PROBLEM DETAILS: Extract each line holding the word "readers" from the entries.

RECORD EXTRACTS:
· · · · ·
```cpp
struct mh_context {
    int device{0};
    int cu_count{256};
    hipStream_t stream{nullptr};
    hipStream_t aux_stream{nullptr};
    bool aux_stream_ready() {
        if (!aux_stream && hipStreamCreateWithFlags(&aux_stream, hipStreamNonBlocking) != hipSuccess) aux_stream = nullptr;
        if (aux_stream && !blas_aux) {
            if (rocblas_create_handle(&blas_aux) != rocblas_status_success) blas_aux = nullptr;
            else if (rocblas_set_stream(blas_aux, aux_stream) != rocblas_status_success) {
                (void)rocblas_destroy_handle(blas_aux);
                blas_aux = nullptr;
            }
        }
        return aux_stream != nullptr && blas_aux != nullptr;
    }
    hipStream_t aux2_stream{nullptr};
    std::vector<hipEvent_t> ahead_ev;
    bool aux2_stream_ready(size_t events = 0) {
        if (!aux2_stream && hipStreamCreateWithFlags(&aux2_stream, hipStreamNonBlocking) != hipSuccess) aux2_stream = nullptr, (void)hipGetLastError();
        while (aux2_stream && ahead_ev.size() < events) {
            hipEvent_t e = nullptr;
            if (hipEventCreateWithFlags(&e, hipEventDisableTiming) != hipSuccess) { (void)hipGetLastError(); return false; }
            ahead_ev.push_back(e);
        }
        return aux2_stream != nullptr;
    }
    rocblas_handle blas{nullptr};
    rocblas_handle blas_aux{nullptr};
    DevicePool pool;
    std::string last_error;
    hipEvent_t ev0{nullptr}, ev1{nullptr};
    void *gram_ws{nullptr};
    size_t gram_ws_bytes{0};
    uint32_t *iota{nullptr};
    unsigned long long *sytrd_xch{nullptr};
    uint32_t sytrd_epoch{0};
    int *sytrd_flag{nullptr};
    unsigned long long *sytrd_xch_wide{nullptr};
    uint32_t sytrd_epoch_wide{0};
    bool exchange_disabled{false};
    uint32_t sytrd_redos{0};
    unsigned long long *rr_check{nullptr};
    struct MhRrTrace *rr_trace{nullptr};
    bool time_kernels{false};
    std::vector<std::pair<hipEvent_t, hipEvent_t>> timer_events;
    std::vector<double> timer_work;
    std::vector<int> timer_class;
    size_t timer_used{0};
    struct ClassTotals {
        double ms{0}, work{0};
        uint64_t launches{0};
    } totals[MH_KERNEL_CLASSES];
};
void mh_timer_flush(mh_context *ctx);
struct TimedLaunch {
    mh_context *ctx;
    bool on;
    size_t slot{0};
// ... 248 lines not shown
```

### mesheditor_amd/csrc/mh_eigs.hip

```cpp
#include "mh_common.h"

#include <algorithm>
#include <cmath>
#include <memory>
#include <condition_variable>
#include <mutex>
#include <numeric>
#include <optional>
#include <type_traits>

__global__ void k_shift_values(const double *kval, const double *mval, size_t nblocks, double sigma, double *aval);
__global__ void k_diag_inverse(const uint32_t *row_ptr, const uint32_t *col, const double *aval, uint32_t nnodes, double *dinv);
__global__ void k_coarse_matrix(const uint32_t *row_ptr, const uint32_t *col, const double *aval, const double *tmat, const uint32_t *agg_of, const uint32_t *agg_ptr,
                                const uint32_t *agg_nodes, uint32_t nagg, double *a0);
__global__ void k_fix_coarse_diag(double *a0, uint32_t n0, double rel);

namespace {
constexpr int TB = 256;

std::mutex g_solve_mutex;
struct Switches {
    bool verbose = getenv("MH_VERBOSE") != nullptr;
    bool fp32_prec = !(getenv("MH_PRECOND_FP64") && atoi(getenv("MH_PRECOND_FP64")) != 0);
    int deg2 = 0, deg1 = 0, gamma = 0;
    double cheb_ratio = 0.0, cheb_ratio1 = 0.0;
    bool test_sytrd_giveup = getenv("MH_TEST") && strstr(getenv("MH_TEST"), "sytrd_giveup");
    bool no_tridiag_wide = getenv("MH_TEST") && strstr(getenv("MH_TEST"), "no_tridiag_wide");
    bool test_last_resort = getenv("MH_TEST") && strstr(getenv("MH_TEST"), "last_resort");
    bool test_coarse_pivot = getenv("MH_TEST") && strstr(getenv("MH_TEST"), "coarse_pivot");
    bool test_selfcheck_fail = getenv("MH_TEST") && strstr(getenv("MH_TEST"), "selfcheck_fail");
    bool lmax_low = getenv("MH_TEST") && strstr(getenv("MH_TEST"), "lmax_low");
    bool potrf_chain = getenv("MH_TEST") && strstr(getenv("MH_TEST"), "potrf_chain");
    bool no_poly_start = getenv("MH_TEST") && strstr(getenv("MH_TEST"), "no_poly_start");
    Switches() {
        if (const char *c = getenv("MH_CYCLE")) {
            double v[5] = {0, 0, 0, 0, 0};
            sscanf(c, "%lf,%lf,%lf,%lf,%lf", &v[0], &v[1], &v[2], &v[3], &v[4]);
            deg2 = std::max(0, int(v[0])), deg1 = std::max(0, int(v[1])), gamma = std::max(0, int(v[2]));
            cheb_ratio = v[3];
            cheb_ratio1 = v[4];
        }
    }
};
const Switches &switches() {
    static const Switches s;
    return s;
}
constexpr int kPowerIterations = 20;
constexpr uint32_t kPrecondColumns = 256;
constexpr uint32_t kSkipP = 4;
constexpr uint32_t kGuardPercent = 10;
constexpr float kFlatShape = 1e-4f;
constexpr size_t kDenseLastResort = 12288;
constexpr int kLastResortCg = 8;

struct PhaseLock {
    std::mutex m;
    std::condition_variable cv;
    int readers = 0, writers_waiting = 0;
    bool writer = false;
    void lock_shared() {
        std::unique_lock<std::mutex> l(m);
        cv.wait(l, [&] { return !writer && writers_waiting == 0; });
        ++readers;
    }
    void unlock_shared() {
        std::unique_lock<std::mutex> l(m);
        if (--readers == 0) cv.notify_all();
    }
    void lock() {
        std::unique_lock<std::mutex> l(m);
        ++writers_waiting;
        cv.wait(l, [&] { return !writer && readers == 0; });
        --writers_waiting;
        writer = true;
    }
    void unlock() {
        std::unique_lock<std::mutex> l(m);
        writer = false;
        cv.notify_all();
    }
};
constexpr int kMaxDevices = 64;
PhaseLock g_phase_of_device[kMaxDevices];
PhaseLock &phase_of(int device) { return g_phase_of_device[unsigned(device) % kMaxDevices]; }
const bool g_concurrent = !(getenv("MH_CONCURRENT_SOLVES") && atoi(getenv("MH_CONCURRENT_SOLVES")) == 0);
struct SharedPhase {
    PhaseLock &phase;
    bool held = false, enabled = true;
    explicit SharedPhase(int device, bool on = true) : phase(phase_of(device)), enabled(on) { acquire(); }
    ~SharedPhase() { release(); }
    void acquire() { if (g_concurrent && enabled && !held) { phase.lock_shared(); held = true; } }
    void release() { if (held) { phase.unlock_shared(); held = false; } }
};
struct ExclusivePhase {
    PhaseLock &phase;
    bool held = false;
    explicit ExclusivePhase(int device) : phase(phase_of(device)) {
        if (g_concurrent) {
            phase.lock();
            held = true;
            (void)hipSetDevice(device);
            (void)hipDeviceSynchronize();
        }
    }
    ~ExclusivePhase() { if (held) phase.unlock(); }
};

struct Timer {
    mh_context *ctx;
    hipEvent_t a, b;
    explicit Timer(mh_context *c) : ctx(c) {
        HIP_CHECK(hipEventCreate(&a));
        HIP_CHECK(hipEventCreate(&b));
        HIP_CHECK(hipEventRecord(a, ctx->stream));
    }
    double stop() {
        HIP_CHECK(hipEventRecord(b, ctx->stream));
        HIP_CHECK(hipEventSynchronize(b));
// ... 1128 lines not shown
        const uint32_t nb = uint32_t(div_up(n, rpb));
        k_coldot_partial<<<dim3(nb, div_up(w, 64)), 64, 0, ctx->stream>>>(u, v, n, w, scratch, rpb);
        KERNEL_CHECK();
        k_colsumsq_final<<<w, 256, 0, ctx->stream>>>(scratch, nb, w, out);
        KERNEL_CHECK();
    }
    template<typename Prec> void solve(Prec &prec, const double *r, double *z, uint32_t w, int iters) {
        hipStream_t st = ctx->stream;
        HIP_CHECK(hipMemsetAsync(z, 0, n * w * sizeof(double), st));
        HIP_CHECK(hipMemcpyAsync(rr.get(), r, n * w * sizeof(double), hipMemcpyDeviceToDevice, st));
        prec.apply(rr, zz, w);
        HIP_CHECK(hipMemcpyAsync(p.get(), zz.get(), n * w * sizeof(double), hipMemcpyDeviceToDevice, st));
        dot(rr, zz, rz, w);
        for (int k = 0; k < iters; ++k) {
            mh_spmm(ctx, sys->L2, sys->L2.aval, p, ap, nullptr, nullptr, w);
            dot(p, ap, pap, w);
            k_cg_advance<<<grid1(n * w), TB, 0, st>>>(z, rr, p, ap, rz, pap, n * w, w);
            KERNEL_CHECK();
            if (k + 1 == iters) break;
            prec.apply(rr, zz, w);
            dot(rr, zz, rz_new, w);
            k_cg_direction<<<grid1(n * w), TB, 0, st>>>(p, zz, rz_new, rz, n * w, w);
            KERNEL_CHECK();
            HIP_CHECK(hipMemcpyAsync(rz.get(), rz_new.get(), w * sizeof(double), hipMemcpyDeviceToDevice, st));
        }
    }
};
}
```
· · · · ·
WRITTEN REPLY:
    int readers = 0, writers_waiting = 0;
        ++readers;
        if (--readers == 0) cv.notify_all();
        cv.wait(l, [&] { return !writer && readers == 0; });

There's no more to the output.